AKRON, Ohio – Golf is not a game of easy. There is no simple way to attack this pursuit, no effortless strategy to get the ball into the hole in as few strokes as possible. Like a dam that keeps springing leaks, as soon as one aspect starts going right, another often goes awry. There is no perfect.
This is hardly a new phenomenon. As Bobby Jones, one of the greatest to ever play, once preached, “No one will ever have golf under his thumb. No round will ever be so good it could not have been better.”
Someone needs to explain this to Rory McIlroy.
That’s because McIlroy didn’t just win on Sunday, didn’t just win his second straight title, didn’t just win his second straight title by tapping in a straightforward par putt on the final hole to cruise into a trophy ceremony.
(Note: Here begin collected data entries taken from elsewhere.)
# matter-labs/era-zkevm_test_harness

Measured on AMD Instinct MI355X. Metric: base-layer circuits/sec (2^20 rows); full-block synth wall-time 1/8 GPU, higher is better.
Workload: dtype u64 (Goldilocks, p = 2^64 - 2^32 + 1)

## Files before the change

### era_zkevm_test_harness_amd/csrc/poseidon2.cuh

```cuda
#pragma once
#include "gl64.cuh"
#include "../../include/zkw_poseidon2_params.h"

namespace p2 {
using gl::u32;
using gl::u64;

static __constant__ u64 c_rc[P2_TOTAL_ROUNDS * P2_WIDTH] = P2_ROUND_CONSTANTS_INIT;
static __constant__ u32 c_shift[P2_WIDTH] = P2_INTERNAL_DIAG_SHIFTS_INIT;

__host__ __device__ __forceinline__ u64 rc_at(int i) {
#if defined(__HIP_DEVICE_COMPILE__)
    return c_rc[i];
#else
    return P2_ROUND_CONSTANTS[i];
#endif
}
__host__ __device__ __forceinline__ u32 shift_at(int i) {
#if defined(__HIP_DEVICE_COMPILE__)
    return c_shift[i];
#else
    return P2_INTERNAL_DIAG_SHIFTS[i];
#endif
}

struct Wide {
    u64 lo;
    u32 hi;
};
GL_HD Wide wide(u64 x) { Wide r; r.lo = x; r.hi = 0; return r; }
GL_HD Wide wadd(Wide a, Wide b) {
    Wide r;
    r.lo = a.lo + b.lo;
    r.hi = a.hi + b.hi + (r.lo < a.lo ? 1u : 0u);
    return r;
}
GL_HD Wide wshl(Wide a, u32 s) {
    Wide r;
    r.lo = a.lo << s;
    r.hi = (a.hi << s) | (u32)(a.lo >> (64 - s));
    return r;
}
GL_HD u64 wreduce(Wide a) {
    u64 t = ((u64)a.hi << 32) - a.hi;
    u64 r = a.lo + t;
    u64 c = r < t ? gl::EPS : 0;
    return r + c;
}

GL_HD void m4w(const u64 x[4], Wide t[4]) {
    Wide t0 = wadd(wide(x[0]), wide(x[1])), t1 = wadd(wide(x[2]), wide(x[3]));
    Wide t2 = wadd(wshl(wide(x[1]), 1), t1), t3 = wadd(wshl(wide(x[3]), 1), t0);
    Wide t4 = wadd(wshl(t1, 2), t3), t5 = wadd(wshl(t0, 2), t2);
    t[0] = wadd(t3, t5); t[1] = t5; t[2] = wadd(t2, t4); t[3] = t4;
}

#if defined(__HIP_DEVICE_COMPILE__)
__device__ __forceinline__ u64 mad_acc(u32 a, u32 k, u64 acc) {
    u64 r, dead;
    asm("v_mad_u64_u32 %0, %1, %2, %3, %4" : "=v"(r), "=s"(dead) : "v"(a), "s"(k), "v"(acc));
    return r;
}
__device__ __forceinline__ u64 mad_acc1(u32 a, u64 acc) {
    u64 r, dead;
    asm("v_mad_u64_u32 %0, %1, %2, 1, %3" : "=v"(r), "=s"(dead) : "v"(a), "v"(acc));
    return r;
}
__device__ __forceinline__ u64 mad_acc2(u32 a, u64 acc) {
    u64 r, dead;
    asm("v_mad_u64_u32 %0, %1, %2, 2, %3" : "=v"(r), "=s"(dead) : "v"(a), "v"(acc));
    return r;
}
__device__ __forceinline__ u64 wp_reduce(u64 L, u64 H) {
    const u32 l0 = (u32)L, l1 = (u32)(L >> 32), h0 = (u32)H, h1 = (u32)(H >> 32);
    u32 n1, k, f;
    u64 c, c2, dead, r;
    asm("v_add_co_u32_e64 %0, %1, %2, %3" : "=v"(n1), "=s"(c) : "v"(l1), "v"(h0));
    asm("v_addc_co_u32_e64 %0, %1, %2, 0, %3" : "=v"(k), "=s"(dead) : "v"(h1), "s"(c));
    const u64 x = ((u64)n1 << 32) | l0;
    asm("v_mad_u64_u32 %0, %1, %2, -1, %3" : "=v"(r), "=s"(c2) : "v"(k), "v"(x));
    asm("v_cndmask_b32_e64 %0, 0, 1, %1" : "=v"(f) : "s"(c2));
    asm("v_mad_u64_u32 %0, %1, %2, -1, %3" : "=v"(r), "=s"(dead) : "v"(f), "v"(r));
    return r;
}
__device__ __forceinline__ void m4_plane(u32 a0, u32 a1, u32 a2, u32 a3, u64 y[4]) {
    const u64 t0 = mad_acc1(a0, (u64)a1), t1 = mad_acc1(a2, (u64)a3);
    const u64 t2 = mad_acc2(a1, t1), t3 = mad_acc2(a3, t0);
    const u64 t4 = (t1 << 2) + t3, t5 = (t0 << 2) + t2;
    y[0] = t3 + t5; y[1] = t5; y[2] = t2 + t4; y[3] = t4;
}
#endif

GL_HD void external(u64 s[12]) {
#if defined(__HIP_DEVICE_COMPILE__) && !defined(P2_LINEAR_WIDE)
    u64 L[12], H[12];
#pragma unroll
    for (int b = 0; b < 3; b++) {
        m4_plane((u32)s[4 * b], (u32)s[4 * b + 1], (u32)s[4 * b + 2], (u32)s[4 * b + 3], L + 4 * b);
        m4_plane((u32)(s[4 * b] >> 32), (u32)(s[4 * b + 1] >> 32), (u32)(s[4 * b + 2] >> 32), (u32)(s[4 * b + 3] >> 32), H + 4 * b);
    }
#pragma unroll
    for (int i = 0; i < 4; i++) {
        const u64 cl = L[i] + L[4 + i] + L[8 + i], ch = H[i] + H[4 + i] + H[8 + i];
#pragma unroll
        for (int b = 0; b < 3; b++) s[4 * b + i] = wp_reduce(L[4 * b + i] + cl, H[4 * b + i] + ch);
    }
#else
    Wide t[12];
    m4w(s, t); m4w(s + 4, t + 4); m4w(s + 8, t + 8);
#pragma unroll
    for (int i = 0; i < 4; i++) {
        Wide col = wadd(wadd(t[i], t[4 + i]), t[8 + i]);
        s[i] = wreduce(wadd(t[i], col)); s[4 + i] = wreduce(wadd(t[4 + i], col)); s[8 + i] = wreduce(wadd(t[8 + i], col));
    }
#endif
}

GL_HD void internal(u64 s[12]) {
    constexpr u32 SH[12] = P2_INTERNAL_DIAG_SHIFTS_INIT;
#if defined(__HIP_DEVICE_COMPILE__) && !defined(P2_LINEAR_WIDE)
    u64 sl = (u64)(u32)s[0], sh = s[0] >> 32;
#pragma unroll
    for (int i = 1; i < 12; i++) { sl = mad_acc1((u32)s[i], sl); sh = mad_acc1((u32)(s[i] >> 32), sh); }
#pragma unroll
    for (int i = 0; i < 12; i++) {
        const u64 l = SH[i] ? mad_acc((u32)s[i], 1u << SH[i], sl) : mad_acc1((u32)s[i], sl);
        const u64 h = SH[i] ? mad_acc((u32)(s[i] >> 32), 1u << SH[i], sh) : mad_acc1((u32)(s[i] >> 32), sh);
        s[i] = wp_reduce(l, h);
    }
#else
    Wide sum = wide(s[0]);
#pragma unroll
    for (int i = 1; i < 12; i++) sum = wadd(sum, wide(s[i]));
#pragma unroll
    for (int i = 0; i < 12; i++) s[i] = wreduce(wadd(SH[i] ? wshl(wide(s[i]), SH[i]) : wide(s[i]), sum));
#endif
}

#ifndef P2_SBOX_GROUP
#define P2_SBOX_GROUP 3
#endif
template <bool LAT = false>
GL_HD void full_round(u64 s[12], int r) {
#pragma unroll
    for (int i = 0; i < 12; i++) {
        s[i] = LAT ? gl::pow7_lat(gl::add_canon(s[i], rc_at(12 * r + i))) : gl::pow7(gl::add_canon(s[i], rc_at(12 * r + i)));
#if defined(__HIP_DEVICE_COMPILE__)
        if (!LAT && (i + 1) % P2_SBOX_GROUP == 0) __builtin_amdgcn_sched_barrier(0);
#endif
    }
    external(s);
}

template <bool LAT = false>
GL_HD void partial_round(u64 s[12], int r) {
    s[0] = LAT ? gl::pow7_lat(gl::add_canon(s[0], rc_at(12 * r))) : gl::pow7(gl::add_canon(s[0], rc_at(12 * r)));
    internal(s);
}

template <bool LAT = false>
GL_HD void permute(u64 s[12]) {
    external(s);
    int r = 0;
    for (int k = 0; k < P2_HALF_FULL_ROUNDS; k++, r++) full_round<LAT>(s, r);
    for (int k = 0; k < P2_PARTIAL_ROUNDS; k++, r++) partial_round<LAT>(s, r);
    for (int k = 0; k < P2_HALF_FULL_ROUNDS; k++, r++) full_round<LAT>(s, r);
}
GL_HD void permute_lat(u64 s[12]) { permute<true>(s); }

#if defined(__HIPCC__)
template <int CTRL>
__device__ __forceinline__ u32 dpp32(u32 v) {
    return (u32)__builtin_amdgcn_update_dpp((int)0, (int)v, CTRL, 0xF, 0xF, false);
}
template <int CTRL>
__device__ __forceinline__ u64 dpp64(u64 v) {
    u32 lo = dpp32<CTRL>((u32)v), hi = dpp32<CTRL>((u32)(v >> 32));
    return ((u64)hi << 32) | lo;
}
constexpr int QP_ROT1 = 1 | (2 << 2) | (3 << 4) | (0 << 6);
constexpr int QP_ROT2 = 2 | (3 << 2) | (0 << 4) | (1 << 6);
constexpr int QP_ROT3 = 3 | (0 << 2) | (1 << 4) | (2 << 6);
constexpr int QP_SWAP1 = 1 | (0 << 2) | (3 << 4) | (2 << 6);
constexpr int QP_BCAST0 = 0;
constexpr int ROW_ROR4 = 0x124, ROW_ROR8 = 0x128, ROW_ROR12 = 0x12C;

template <int CTRL>
__device__ __forceinline__ Wide wdpp(Wide a) {
    Wide r;
    r.lo = dpp64<CTRL>(a.lo);
    r.hi = dpp32<CTRL>(a.hi);
    return r;
}
__device__ __forceinline__ u64 add_rc_sched(u64 x, u64 c) {
    u32 r0, r1, m;
    asm("v_add_co_u32 %0, vcc, %3, %5\n\t"
        "v_addc_co_u32 %1, vcc, %4, %6, vcc\n\t"
        "v_cndmask_b32 %2, 0, -1, vcc\n\t"
        "v_add_co_u32 %0, vcc, %0, %2\n\t"
        "v_addc_co_u32 %1, vcc, 0, %1, vcc"
        : "=&v"(r0), "=&v"(r1), "=&v"(m)
        : "v"((u32)x), "v"((u32)(x >> 32)), "v"((u32)c), "v"((u32)(c >> 32))
        : "vcc");
    return ((u64)r1 << 32) | r0;
}
#if defined(GL_CHAIN_MUL_COMPILER_FORM)
#define P2_ROW_MUL gl::mul_sched
#else
#define P2_ROW_MUL gl::mul_vcc
#endif
__device__ __forceinline__ u64 pow7_sched(u64 x) {
    const u64 x2 = P2_ROW_MUL(x, x), x3 = P2_ROW_MUL(x2, x), x4 = P2_ROW_MUL(x2, x2);
    return P2_ROW_MUL(x3, x4);
}

struct Coop {
    u64 rc_full[2 * P2_HALF_FULL_ROUNDS];
    u32 ka, kb, kd;
    u32 shift;
    u32 rsh, hi_mask;
    bool active;
    bool first;
    bool second;

    __device__ __forceinline__ void init(int g) {
        active = g < 12;
        first = g == 0;
        second = g == 1;
#pragma unroll
        for (int k = 0; k < 2 * P2_HALF_FULL_ROUNDS; k++) {
            int round = k < P2_HALF_FULL_ROUNDS ? k : k + P2_PARTIAL_ROUNDS;
            rc_full[k] = active ? c_rc[12 * round + g] : 0;
        }
        bool even = (g & 1) == 0;
        ka = even ? 5u : 6u;
        kb = even ? 7u : 1u;
        kd = even ? 3u : 4u;
        shift = active ? c_shift[g] : 0;
        rsh = (32u - shift) & 31u;
        hi_mask = shift ? 0xffffffffu : 0u;
    }

    __device__ __forceinline__ u64 external(u64 x) const {
        u64 a = x, b = dpp64<QP_ROT1>(x), c = dpp64<QP_ROT2>(x), d = dpp64<QP_ROT3>(x);
        u64 L = (a & gl::EPS) * ka + (b & gl::EPS) * kb + (c & gl::EPS) + (d & gl::EPS) * kd;
        u64 H = (a >> 32) * ka + (b >> 32) * kb + (c >> 32) + (d >> 32) * kd;
        u32 r0, r1, t0, t1, t2, u0, u1, u2, e0, e1, e2;
        asm volatile(
            "v_add_co_u32 %3, vcc, %11, %13\n\t"
            "v_addc_co_u32 %4, vcc, 0, %14, vcc\n\t"
            "s_nop 0\n\t"
            "v_add_co_u32_dpp %5, vcc, %12, %12 row_ror:8 row_mask:0xf bank_mask:0xf\n\t"
            "v_addc_co_u32_dpp %6, vcc, %3, %3, vcc row_ror:8 row_mask:0xf bank_mask:0xf\n\t"
            "v_addc_co_u32_dpp %7, vcc, %4, %4, vcc row_ror:8 row_mask:0xf bank_mask:0xf\n\t"
            "v_add_co_u32_dpp %5, vcc, %5, %5 row_ror:4 row_mask:0xf bank_mask:0xf\n\t"
            "v_addc_co_u32_dpp %6, vcc, %6, %6, vcc row_ror:4 row_mask:0xf bank_mask:0xf\n\t"
            "v_addc_co_u32_dpp %7, vcc, %7, %7, vcc row_ror:4 row_mask:0xf bank_mask:0xf\n\t"
            "v_add_co_u32 %0, vcc, %12, %5\n\t"
            "v_addc_co_u32 %1, vcc, %3, %6, vcc\n\t"
            "v_addc_co_u32 %2, vcc, %4, %7, vcc\n\t"
            "v_sub_co_u32 %8, vcc, 0, %2\n\t"
            "v_subbrev_co_u32 %9, vcc, 0, %2, vcc\n\t"
            "v_add_co_u32 %0, vcc, %0, %8\n\t"
            "v_addc_co_u32 %1, vcc, %1, %9, vcc\n\t"
            "v_cndmask_b32 %10, 0, -1, vcc\n\t"
            "v_add_co_u32 %0, vcc, %0, %10\n\t"
            "v_addc_co_u32 %1, vcc, 0, %1, vcc"
            : "=&v"(r0), "=&v"(r1), "=&v"(t0), "=&v"(t1), "=&v"(t2), "=&v"(u0), "=&v"(u1), "=&v"(u2), "=&v"(e0), "=&v"(e1), "=&v"(e2)
            : "v"((u32)(L >> 32)), "v"((u32)L), "v"((u32)H), "v"((u32)(H >> 32))
            : "vcc");
        const u64 y = ((u64)r1 << 32) | r0;
        return active ? y : 0;
    }

    __device__ __forceinline__ u64 internal(u64 x) const {
        const u32 x0 = (u32)x, x1 = (u32)(x >> 32);
        u32 s0, s1, s2;
        const u32 zero = 0;
        asm volatile(
            "s_nop 1\n\t"
            "v_add_co_u32_dpp %0, vcc, %3, %3 row_ror:8 row_mask:0xf bank_mask:0xf\n\t"
            "v_addc_co_u32_dpp %1, vcc, %4, %4, vcc row_ror:8 row_mask:0xf bank_mask:0xf\n\t"
            "v_addc_co_u32 %2, vcc, 0, %5, vcc\n\t"
            "v_add_co_u32_dpp %0, vcc, %0, %0 row_ror:4 row_mask:0xf bank_mask:0xf\n\t"
            "v_addc_co_u32_dpp %1, vcc, %1, %1, vcc row_ror:4 row_mask:0xf bank_mask:0xf\n\t"
            "v_addc_co_u32_dpp %2, vcc, %2, %2, vcc row_ror:4 row_mask:0xf bank_mask:0xf\n\t"
            "v_add_co_u32_dpp %0, vcc, %0, %0 quad_perm:[2,3,0,1] row_mask:0xf bank_mask:0xf\n\t"
            "v_addc_co_u32_dpp %1, vcc, %1, %1, vcc quad_perm:[2,3,0,1] row_mask:0xf bank_mask:0xf\n\t"
            "v_addc_co_u32_dpp %2, vcc, %2, %2, vcc quad_perm:[2,3,0,1] row_mask:0xf bank_mask:0xf\n\t"
            "v_add_co_u32_dpp %0, vcc, %0, %0 quad_perm:[1,0,3,2] row_mask:0xf bank_mask:0xf\n\t"
            "v_addc_co_u32_dpp %1, vcc, %1, %1, vcc quad_perm:[1,0,3,2] row_mask:0xf bank_mask:0xf\n\t"
            "v_addc_co_u32_dpp %2, vcc, %2, %2, vcc quad_perm:[1,0,3,2] row_mask:0xf bank_mask:0xf"
            : "=&v"(s0), "=&v"(s1), "=&v"(s2)
            : "v"(x0), "v"(x1), "v"(zero)
            : "vcc");
        const u64 mlo = x << shift;
        const u32 m2 = (x1 >> rsh) & hi_mask;
        u32 r0, r1;
        u32 t0, t1, t2, t3;
        asm volatile(
            "v_add_co_u32 %0, vcc, %6, %9\n\t"
            "v_addc_co_u32 %1, vcc, %7, %10, vcc\n\t"
            "v_addc_co_u32 %2, vcc, %8, %11, vcc\n\t"
            "v_sub_co_u32 %3, vcc, 0, %2\n\t"
            "v_subbrev_co_u32 %4, vcc, 0, %2, vcc\n\t"
            "v_add_co_u32 %0, vcc, %0, %3\n\t"
            "v_addc_co_u32 %1, vcc, %1, %4, vcc\n\t"
            "v_cndmask_b32 %5, 0, -1, vcc\n\t"
            "v_add_co_u32 %0, vcc, %0, %5\n\t"
            "v_addc_co_u32 %1, vcc, 0, %1, vcc"
            : "=&v"(r0), "=&v"(r1), "=&v"(t0), "=&v"(t1), "=&v"(t2), "=&v"(t3)
            : "v"((u32)mlo), "v"((u32)(mlo >> 32)), "v"(m2), "v"(s0), "v"(s1), "v"(s2)
            : "vcc");
        const u64 y = ((u64)r1 << 32) | r0;
        return active ? y : 0;
    }

    __device__ __forceinline__ u64 permute(u64 x) const {
        x = external(x);
#pragma unroll
        for (int k = 0; k < P2_HALF_FULL_ROUNDS; k++) x = external(pow7_sched(add_rc_sched(x, rc_full[k])));
        for (int k = 0; k < P2_PARTIAL_ROUNDS; k++) {
            u64 rc = c_rc[12 * (P2_HALF_FULL_ROUNDS + k)];
            u64 sx = pow7_pair(add_rc_sched(x, rc));
            x = internal(first ? sx : x);
        }
#pragma unroll
        for (int k = 0; k < P2_HALF_FULL_ROUNDS; k++)
            x = external(pow7_sched(add_rc_sched(x, rc_full[P2_HALF_FULL_ROUNDS + k])));
        return x;
    }

    __device__ __forceinline__ u64 pow7_pair(u64 t) const {
        const u64 t0 = dpp64<QP_BCAST0>(t);
        const u64 x2 = P2_ROW_MUL(t0, t0);
        const u64 b = second ? x2 : t0;
        const u64 y = P2_ROW_MUL(x2, b);
        return P2_ROW_MUL(y, dpp64<QP_SWAP1>(y));
    }
};

template <class Put>
__device__ __forceinline__ u64 coop_flattened(const Coop& co, u64 x, u32 g, Put&& put) {
    if (co.active) put(g, gl::canon(x));
    x = co.external(x);
#pragma unroll
    for (int k = 0; k < P2_HALF_FULL_ROUNDS; k++) {
        x = co.external(pow7_sched(add_rc_sched(x, co.rc_full[k])));
        if (co.active) put(12 * (k + 1) + g, gl::canon(x));
    }
    for (int k = 0; k < P2_PARTIAL_ROUNDS; k++) {
        const u64 rc = c_rc[12 * (P2_HALF_FULL_ROUNDS + k)];
        const u64 sx = co.pow7_pair(add_rc_sched(x, rc));
        if (co.first) put(12 * (P2_HALF_FULL_ROUNDS + 1) + k, gl::canon(sx));
        x = co.internal(co.first ? sx : x);
    }
#pragma unroll
    for (int k = 0; k < P2_HALF_FULL_ROUNDS; k++) {
        x = co.external(pow7_sched(add_rc_sched(x, co.rc_full[P2_HALF_FULL_ROUNDS + k])));
        if (co.active) put(12 * (P2_HALF_FULL_ROUNDS + 1) + P2_PARTIAL_ROUNDS + 12 * k + g, gl::canon(x));
    }
    return gl::canon(x);
}


__device__ __forceinline__ u64 q4_mul(u64 a, u64 b) {
#if defined(GL_CHAIN_MUL_COMPILER_FORM)
    return gl::mul_lat(a, b);
#else
    return gl::mul_vcc(a, b);
#endif
}
__device__ __forceinline__ u64 q4_pow7(u64 x) {
    const u64 x2 = q4_mul(x, x), x3 = q4_mul(x2, x), x4 = q4_mul(x2, x2);
    return q4_mul(x3, x4);
}
template <int CTRL>
__device__ __forceinline__ u32 qdpp32(u32 v) {
    return (u32)__builtin_amdgcn_update_dpp((int)0, (int)v, CTRL, 0xF, 0xF, true);
}
template <int CTRL>
__device__ __forceinline__ u64 qdpp64(u64 v) {
    return ((u64)qdpp32<CTRL>((u32)(v >> 32)) << 32) | qdpp32<CTRL>((u32)v);
}

struct Coop4 {
    u64 rc_full[2 * P2_HALF_FULL_ROUNDS][3];
    u32 ka, kb, kd;
    u32 pw[3];
    bool first;
    bool second;

    __device__ __forceinline__ void init(int j) {
        first = j == 0;
        second = j == 1;
#pragma unroll
        for (int k = 0; k < 2 * P2_HALF_FULL_ROUNDS; k++) {
            int round = k < P2_HALF_FULL_ROUNDS ? k : k + P2_PARTIAL_ROUNDS;
#pragma unroll
            for (int c = 0; c < 3; c++) rc_full[k][c] = c_rc[12 * round + 4 * c + j];
        }
        bool even = (j & 1) == 0;
        ka = even ? 5u : 6u;
        kb = even ? 7u : 1u;
        kd = even ? 3u : 4u;
#pragma unroll
        for (int c = 0; c < 3; c++) pw[c] = 1u << c_shift[4 * c + j];
    }
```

No, he didn’t just win. He won easy.
There was a sweet poetry to this latest triumph, like a classical music composer presiding over a brilliant symphony. After rounds of 69-64-66 to open his WGC-Bridgestone Invitational campaign, McIlroy started with three birdies in the final frame and basically put things into cruise control from there, his mammoth drives off the tee helping alleviate all of the pressure that usually follows a player in that situation.
For fellow players who have dreams of winning major championships and other big-time events against their 25-year-old wunderkind peer, the scary part isn’t even that it looked easy.
It’s that he’s making a habit of this.
“It felt normal,” McIlroy explained after the two-stroke victory. “It's never effortless. You're trying hard out there. You're trying not to make it look like you're trying hard. … [But] if I can keep making it look effortless, then that's a good thing.”
There are plenty of good things going on with his game right now – and most of them start with a driver in his hand.
Not exactly a muscular behemoth, McIlroy led the field in driving distance at Firestone South, averaging 315.4 yards per drive on Thursday, 321.6 on Friday, 320.1 on Saturday and 313.6 on Sunday. It takes a little gallows humor to suggest he was obviously taking a conservative approach in the final round.
Again, golf is never easy, but the game does become decidedly less complicated when hitting the ball such prodigious lengths leads to hitting it shorter distances into the greens.
That novelty hasn’t been lost on McIlroy.
“The longer the club, the harder it is to hit,” he surmised. “So if you're hitting arguably the hardest club in your bag to hit that well, then the other stuff should sort of fall in line or fall into place. I feel like that's what's sort of happened.
“Whenever I drive the ball well, I always put myself in positions where I can attack flags and try and make birdies. When I'm swinging it well with a driver, that sort of funnels through the rest of my game.”
If this sounds like a familiar refrain, there’s a reason. Right around the turn of the century, Tiger Woods had a knack for breaking the game down to its simplest elements and creating an aura that couldn’t be touched when he had his best stuff.
McIlroy certainly isn’t at that level yet, but he’s starting to show some flashes of it. After the win, he was careful not to compare himself to Woods, but acknowledged that he’s searching for that sort of influence.
“I grew up watching Tiger dominate in this tournament and dominate pretty much everywhere else he played,” he said. “I dreamed of one day trying to do something like that.”
He’s doing it now. He’s making the difficult look easy, making the complex look simple.
It won’t always be this way for McIlroy, of course. But he’s got momentum on his side. His best performance is a step above everybody else’s best performance.
And he’s doing it all so effortlessly.
“That's sort of what's going on at the minute,” he said with a smile. “I'm going to try to keep doing it for as long as possible because it's working pretty well.”